Emmanuel Levinas hat die Autorität der Scham nochmals verschärft und eine schamgetränkte Schlüsselsituation beschrieben. Einleitend will ich diese Schlüsselsituation kurz skizzieren, um den Horizont der Untersuchung abzustecken. In der Schlüsselsituation wird, so die Pointe, die ethische Person allererst konstituiert, sofern das naiv (aber durchaus glücklich) dahinlebende Ich seine eigene Unvollkommenheit in der Begegnung mit dem zugleich beschämenden und wehrlosen Blick oder Antlitz eines anderen Menschen erfährt. Diese im Blick des Anderen liegende ethische Verpflichtung, die mein Dahinleben jäh unterbricht, wird als Störung, als Heimsuchung und als Kränkung erfahren, weil der Andere in seiner Verletzlichkeit das naive Ich über seine eigene responsorische Verfasstheit aufklärt. Eine für das naive Ich zutiefst beschämende Erfahrung: das Inkarnat erglüht, die Atemfrequenz und Pulsfrequenz steigt beträchtlich, die Hände werden vor das Gesicht geschlagen, der Rücken gekrümmt, Flucht- oder Gewaltstrategien werden intuitiv erkundet. Um der Passivität der Schamerfahrung zu entgehen, um wieder aktiv zu werden, scheint neben der Flucht und der Verdrängung ein möglicher Weg zu sein, gewalttätig gegenüber dem Anderen zu werden und dabei die eigene Scham in die Schuld zu verschieben. Nach Levinas spricht aus dem verwundbaren Antlitz der Imperativ: Töte mich nicht!, um die der Szene eingeschriebene inhärente Gewalt abzupuffern. Es steht jetzt in der Freiheit des über seine eigene Verfasstheit aufgeklärten naiven Ichs, sein soeben erobertes eigenes Personsein als Antwort auf die ethische Verpflichtung zu leben oder sich der Verpflichtung durch die negative Antwort der Flucht oder durch Gewalt, die sogar bis zum Mord oder Selbstmord reichen kann, zu entziehen. Eine ethische Person, so die Überzeugung von Levinas, wird nur derjenige, der jene Erfahrung durchlebt hat und in dieser Situation nicht havariert. Jede Schamsituation im Alltag partizipiert mehr oder minder explizit an dieser idealtypisch beschriebenen Situation: Die ethische Person muss sich immer wieder gegen eine offensive Reparatur der in der Schamsituation erlittenen Verwüstung des eigenen Selbstbildes durch die Verschiebung der Scham in Schuld entscheiden. Die nahezu traumatische Geburt der eigenen Freiheit in der Schamsituation will immer neu durchlitten werden.
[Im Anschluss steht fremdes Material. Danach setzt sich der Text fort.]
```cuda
static int encode_nhwc(CUtensorMap* tm, const void* base, int B, int H, int W, int C, int ldc, int bw, int bh, int bb,
                       int pixel_step = 1) {
  uint64_t dims[4] = {static_cast<uint64_t>(C), static_cast<uint64_t>(W), static_cast<uint64_t>(H),
                      static_cast<uint64_t>(B)};
  uint64_t strides[3] = {static_cast<uint64_t>(ldc) * 2, static_cast<uint64_t>(W) * ldc * 2,
                         static_cast<uint64_t>(H) * W * ldc * 2};
  uint32_t box[4] = {64, static_cast<uint32_t>(bw * pixel_step), static_cast<uint32_t>(bh * pixel_step),
                     static_cast<uint32_t>(bb)};
  uint32_t estr[4] = {1, static_cast<uint32_t>(pixel_step), static_cast<uint32_t>(pixel_step), 1};
  return encode_tmap_f16(tm, base, 4, dims, strides, box, pixel_step > 1 ? estr : nullptr);
}

int conv3x3_impl(const void* x, long long ldx, int B, int Hin, int Win, int Cin, const void* w, int Cout, const void* bias,
                 const void* temb, long long ld_temb, const void* sc0, int C0, const void* sc1, int C1, const void* w_sc,
                 const void* bias_sc, const void* residual, long long ldr, void* out, long long ldo, int force_bn,
                 int stride, cudaStream_t stream) {
  VTON_CHECK_ARG(B > 0 && Hin > 0 && Win > 0, "conv3x3: empty input");
  VTON_CHECK_ARG(stride == 1 || stride == 2, "conv3x3: stride %d unsupported", stride);
  VTON_CHECK_ARG(stride == 1 || (!w_sc && !residual), "conv3x3: stride 2 has no shortcut / residual form");
  const int H = (Hin - 1) / stride + 1, W = (Win - 1) / stride + 1;
  VTON_CHECK_ARG(Cin % 64 == 0, "conv3x3: Cin=%d must be a multiple of 64 (pad channels)", Cin);
  VTON_CHECK_ARG(Cout % 8 == 0 && ldo % 8 == 0 && ldx % 8 == 0, "conv3x3: Cout/ldo/ldx must be multiples of 8");
  VTON_CHECK_ARG(C0 % 64 == 0 && C1 % 64 == 0, "conv3x3: shortcut source channels must be multiples of 64");
  VTON_CHECK_ARG(!(w_sc && residual), "conv3x3: shortcut conv and identity residual are exclusive");
  VTON_CHECK_ARG(aligned_to(out, 16) && aligned_to(bias, 16) && aligned_to(temb, 16) && aligned_to(bias_sc, 16) &&
                     aligned_to(residual, 16),
                 "conv3x3: out/bias/temb/bias_sc/residual must be 16-byte aligned");
  VTON_CHECK_ARG((!residual || ldr % 8 == 0) && (!temb || ld_temb % 8 == 0),
                 "conv3x3: ldr=%lld / ld_temb=%lld must be multiples of 8", ldr, ld_temb);
  int bw, bh, bb;
  pick_box(B, H, W, &bw, &bh, &bb);
  const int m_tiles_est = (W / bw) * cdiv(H, bh) * cdiv(B, bb);
  const int bn = pick_bn(Cout, m_tiles_est, false, w_sc != nullptr, force_bn);
  VTON_CHECK_ARG(bn != 0, "conv3x3: tile width force_bn=%d unsupported (a fused shortcut takes 64 or 128)", force_bn);
  CUtensorMap tmA, tmB, tmS0, tmS1, tmBs;
  VTON_CHECK_ARG(stride == 1 || (bw * 2 <= 256 && bh * 2 <= 256), "conv3x3: stride-2 box too large");
  if (int e = encode_nhwc(&tmA, x, B, Hin, Win, Cin, static_cast<int>(ldx), bw, bh, bb, stride)) return e;
  {
    uint64_t dims[2] = {static_cast<uint64_t>(Cin), static_cast<uint64_t>(9) * Cout};
    uint64_t strides[1] = {static_cast<uint64_t>(Cin) * 2};
    uint32_t box[2] = {64, static_cast<uint32_t>(bn)};
    if (int e = encode_tmap_f16(&tmB, w, 2, dims, strides, box)) return e;
  }
  tmS0 = tmA;
  tmS1 = tmA;
  tmBs = tmB;
  GemmParams p{};
  if (w_sc) {
    VTON_CHECK_ARG(sc0 && C0 > 0, "conv3x3: shortcut needs a source");
    if (int e = encode_nhwc(&tmS0, sc0, B, H, W, C0, C0, bw, bh, bb)) return e;
    if (sc1 && C1 > 0) {
      if (int e = encode_nhwc(&tmS1, sc1, B, H, W, C1, C1, bw, bh, bb)) return e;
    }
    const int Csc = C0 + (sc1 ? C1 : 0);
    uint64_t dims[2] = {static_cast<uint64_t>(Csc), static_cast<uint64_t>(Cout)};
    uint64_t strides[1] = {static_cast<uint64_t>(Csc) * 2};
    uint32_t box[2] = {64, static_cast<uint32_t>(bn)};
    if (int e = encode_tmap_f16(&tmBs, w_sc, 2, dims, strides, box)) return e;
    p.slabs_sc = Csc / 64;
    p.sc_split = C0 / 64;
  }
  p.out = static_cast<__half*>(out);
  p.ld_out = static_cast<int>(ldo);
  p.M = B * H * W;
  p.N = Cout;
  p.bias = static_cast<const __half*>(bias);
  p.bias_sc = static_cast<const __half*>(bias_sc);
  p.residual = static_cast<const __half*>(residual);
  p.ld_res = static_cast<int>(ldr);
  p.rowvec = static_cast<const __half*>(temb);
  p.ld_rowvec = static_cast<int>(ld_temb);
  p.slabs_main = 9 * (Cin / 64);
  p.conv = 1;
  p.stride = stride;
  p.H = H;
  p.W = W;
  p.B = B;
  p.bw = bw;
  p.bh = bh;
  p.bb = bb;
  p.tiles_x = W / bw;
  p.tiles_y = cdiv(H, bh);
  p.cin_slabs = Cin / 64;
  p.cout = Cout;
  const int m_tiles = p.tiles_x * p.tiles_y * cdiv(B, bb);
  return dispatch<KIND_F16>(bn, false, tmA, tmB, tmS0, tmS1, tmBs, p, m_tiles, stream);
}

int conv3x3_f32_impl(const void* x, int B, int H, int W, int Cin, const void* w, int Cout, const void* bias,
                     const void* residual, void* out, int in_fp16, cudaStream_t stream) {
  VTON_CHECK_ARG(B > 0 && H > 0 && W > 0, "conv3x3_f32: empty input");
  VTON_CHECK_ARG(Cin % 32 == 0 && Cout % 32 == 0 && Cout >= 64, "conv3x3_f32: Cin=%d / Cout=%d must be multiples of 32 (Cout >= 64)", Cin, Cout);
  VTON_CHECK_ARG(!in_fp16 || Cin % 64 == 0, "conv3x3_f32: fp16 operands need Cin=%d to be a multiple of 64", Cin);
  VTON_CHECK_ARG(x && w && out, "conv3x3_f32: null pointer");
  const int esz = in_fp16 ? 2 : 4;
  const int bk = in_fp16 ? 64 : 32;
  int bw, bh, bb;
  pick_box(B, H, W, &bw, &bh, &bb);
  VTON_CHECK_ARG(bw * bh * bb == 128 && bw >= 8, "conv3x3_f32: W=%d H=%d cannot be tiled into 128-pixel boxes", W, H);
  const int m_tiles = (W / bw) * cdiv(H, bh) * cdiv(B, bb);
  const int bn = pick_bn(Cout, m_tiles, false, false, Cout % 256 == 0 ? 256 : 128);
  CUtensorMap tmA, tmB;
  {
    uint64_t dims[4] = {static_cast<uint64_t>(Cin), static_cast<uint64_t>(W), static_cast<uint64_t>(H), static_cast<uint64_t>(B)};
    uint64_t strides[3] = {static_cast<uint64_t>(Cin) * esz, static_cast<uint64_t>(W) * Cin * esz,
                           static_cast<uint64_t>(H) * W * Cin * esz};
    uint32_t box[4] = {static_cast<uint32_t>(bk), static_cast<uint32_t>(bw), static_cast<uint32_t>(bh), static_cast<uint32_t>(bb)};
    if (int e = in_fp16 ? encode_tmap_f16(&tmA, x, 4, dims, strides, box) : encode_tmap_f32(&tmA, x, 4, dims, strides, box)) return e;
  }
  {
    uint64_t dims[2] = {static_cast<uint64_t>(Cin), static_cast<uint64_t>(9) * Cout};
    uint64_t strides[1] = {static_cast<uint64_t>(Cin) * esz};
    uint32_t box[2] = {static_cast<uint32_t>(bk), static_cast<uint32_t>(bn)};
    if (int e = in_fp16 ? encode_tmap_f16(&tmB, w, 2, dims, strides, box) : encode_tmap_f32(&tmB, w, 2, dims, strides, box)) return e;
  }
  GemmParams p{};
  p.out_f32 = static_cast<float*>(out);
  p.bias_f32 = static_cast<const float*>(bias);
  p.res_f32 = static_cast<const float*>(residual);
  p.M = B * H * W;
  p.N = Cout;
  p.slabs_main = 9 * (Cin / bk);
  p.conv = 1;
  p.stride = 1;
  p.H = H;
  p.W = W;
  p.B = B;
  p.bw = bw;
  p.bh = bh;
  p.bb = bb;
  p.tiles_x = W / bw;
  p.tiles_y = cdiv(H, bh);
  p.cin_slabs = Cin / bk;
  p.cout = Cout;
  p.n_tiles = cdiv(Cout, bn);
  p.total_tiles = m_tiles * p.n_tiles;
  if (in_fp16) {
    if (bn == 256) return launch_variant<256, 4, false, false, KIND_F16IN_F32OUT>(tmA, tmB, tmA, tmA, tmB, p, stream);
    return launch_variant<128, 6, false, false, KIND_F16IN_F32OUT>(tmA, tmB, tmA, tmA, tmB, p, stream);
  }
  if (bn == 256) return launch_variant<256, 4, false, false, KIND_TF32>(tmA, tmB, tmA, tmA, tmB, p, stream);
  return launch_variant<128, 6, false, false, KIND_TF32>(tmA, tmB, tmA, tmA, tmB, p, stream);
}

}
```

### idm-vton_b200/csrc/gemm_common.cuh

```cuda
#pragma once
#include "common.cuh"

namespace vton {

struct GemmParams {
  __half* out;
  int ld_out;
  int M, N;
  const __half* bias;
  const __half* bias_sc;
  const __half* residual;
  int ld_res;
  const __half* rowvec;
  int ld_rowvec;
  int rows_per_sample;
  int slabs_main;
  int slabs_sc;
  int sc_split;
  int conv;
  int H, W, B;
  int bw, bh, bb;
  int tiles_x, tiles_y;
  int cin_slabs;
  int cout;
  int n_tiles;
  int total_tiles;
  int act_gelu;
  int stride;
  float* out_f32;
  const float* bias_f32;
  const float* res_f32;
  const float* a_scale;
  const float* w_scale;
};

constexpr int BM = 128;
constexpr int BK = 64;
constexpr int A_BYTES = BM * BK * 2;

__device__ __forceinline__ void map_row(const GemmParams& p, int m_tile, int r_local, long long* out_row, int* sample) {
  *out_row = -1;
  if (p.conv) {
    const int tx = m_tile % p.tiles_x;
    const int ty = (m_tile / p.tiles_x) % p.tiles_y;
    const int tb = m_tile / (p.tiles_x * p.tiles_y);
    const int lx = r_local % p.bw;
    const int ly = (r_local / p.bw) % p.bh;
    const int lb = r_local / (p.bw * p.bh);
    const int b = tb * p.bb + lb, y = ty * p.bh + ly, x = tx * p.bw + lx;
    if (b < p.B && y < p.H && x < p.W) *out_row = (static_cast<long long>(b) * p.H + y) * p.W + x;
    *sample = b;
  } else {
    const int m = m_tile * BM + r_local;
    if (m < p.M) *out_row = m;
    *sample = p.rows_per_sample > 0 ? m / p.rows_per_sample : 0;
  }
}

__device__ __forceinline__ float gelu_erf_fast(float x) {
  const float ax = fabsf(x) * 0.70710678118654752f;
  const float t = __fdividef(1.0f, fmaf(0.3275911f, ax, 1.0f));
  float poly = fmaf(t, 1.061405429f, -1.453152027f);
  poly = fmaf(poly, t, 1.421413741f);
  poly = fmaf(poly, t, -0.284496736f);
  poly = fmaf(poly, t, 0.254829592f);
  poly *= t;
  float e;
  const float arg = -ax * ax * 1.4426950408889634f;
  asm("ex2.approx.ftz.f32 %0, %1;" : "=f"(e) : "f"(arg));
  const float erf_abs = fmaf(-poly, e, 1.0f);
  const float erf_v = copysignf(erf_abs, x);
  return 0.5f * x * (1.0f + erf_v);
}

__device__ __forceinline__ void quad_transpose(uint32_t (&w)[4], int q) {
  {
    const bool odd = (q & 1) != 0;
    const uint32_t s0 = __shfl_xor_sync(0xffffffffu, odd ? w[0] : w[1], 1);
    const uint32_t s1 = __shfl_xor_sync(0xffffffffu, odd ? w[2] : w[3], 1);
    if (odd) w[0] = s0, w[2] = s1;
    else w[1] = s0, w[3] = s1;
  }
  {
    const bool hi = (q & 2) != 0;
    const uint32_t s0 = __shfl_xor_sync(0xffffffffu, hi ? w[0] : w[2], 2);
    const uint32_t s1 = __shfl_xor_sync(0xffffffffu, hi ? w[1] : w[3], 2);
    if (hi) w[0] = s0, w[1] = s1;
    else w[2] = s0, w[3] = s1;
  }
}

__device__ __forceinline__ float2 ldg_h2(const __half* src) {
  return unpack_h2(__ldg(reinterpret_cast<const uint32_t*>(src)));
}

__device__ __forceinline__ void st_shared_v4(uint32_t addr, uint32_t a, uint32_t b, uint32_t c, uint32_t d) {
  asm volatile("st.shared.v4.b32 [%0], {%1, %2, %3, %4};" ::"r"(addr), "r"(a), "r"(b), "r"(c), "r"(d) : "memory");
}
__device__ __forceinline__ uint4 ld_shared_v4(uint32_t addr) {
  uint4 v;
  asm volatile("ld.shared.v4.b32 {%0, %1, %2, %3}, [%4];" : "=r"(v.x), "=r"(v.y), "=r"(v.z), "=r"(v.w) : "r"(addr) : "memory");
  return v;
}
__device__ __forceinline__ void bulk_copy_g2s(uint32_t dst, const void* src, uint32_t bytes, uint32_t bar) {
  asm volatile("cp.async.bulk.shared::cluster.global.mbarrier::complete_tx::bytes [%0], [%1], %2, [%3];"
               ::"r"(dst), "l"(reinterpret_cast<uint64_t>(src)), "r"(bytes), "r"(bar) : "memory");
}

template <int BN, bool GEGLU>
struct StagingTile {
  static constexpr int OUT_COLS = GEGLU ? BN / 2 : BN;
  static constexpr int CHUNKS_PER_ROW = OUT_COLS / 8;
  static constexpr int BYTES = BM * OUT_COLS * 2;
  __device__ static __forceinline__ uint32_t offset(int r, int chunk) {
    return static_cast<uint32_t>(r * CHUNKS_PER_ROW + chunk) * 16u;
  }
};
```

Hermann Schmitz wiederum macht stärker noch als Levinas darauf aufmerksam, dass Schamsituationen als Beschämungssituationen, auf die ein Protagonist unzweideutig anspringt, daraufhin geprüft werden müssen, welche Macht oder Gewalt sich in der Situation zeigt: eine gute, sprich: wohlwollende, aus der Schwäche resultierende Macht, eine offen demütigende Macht oder eine instrumentalisierende, nennen wir sie zunächst neoliberale Macht, die sich geschickt als wehrlos kostümiert. Zwar sind wir uns im Augenblick der Scham täuschungsfrei sicher, uns zu schämen, gleichwohl können wir uns in bestimmten Situationen, durch Dispositive der Macht gesteuert, bei Verstößen gegen ästhetische Standards, Konventionen oder Gütern (wie etwa Gesundheit) auch falsch schämen. (Literarische) Kunst, so der Vorschlag, ist, obgleich selbst ein Dispositiv der Macht, ein idealer Distanzfilter im Umgang mit leibhafter Betroffenheit in der Scham, um den richtigen Umgang mit Scham einzuüben.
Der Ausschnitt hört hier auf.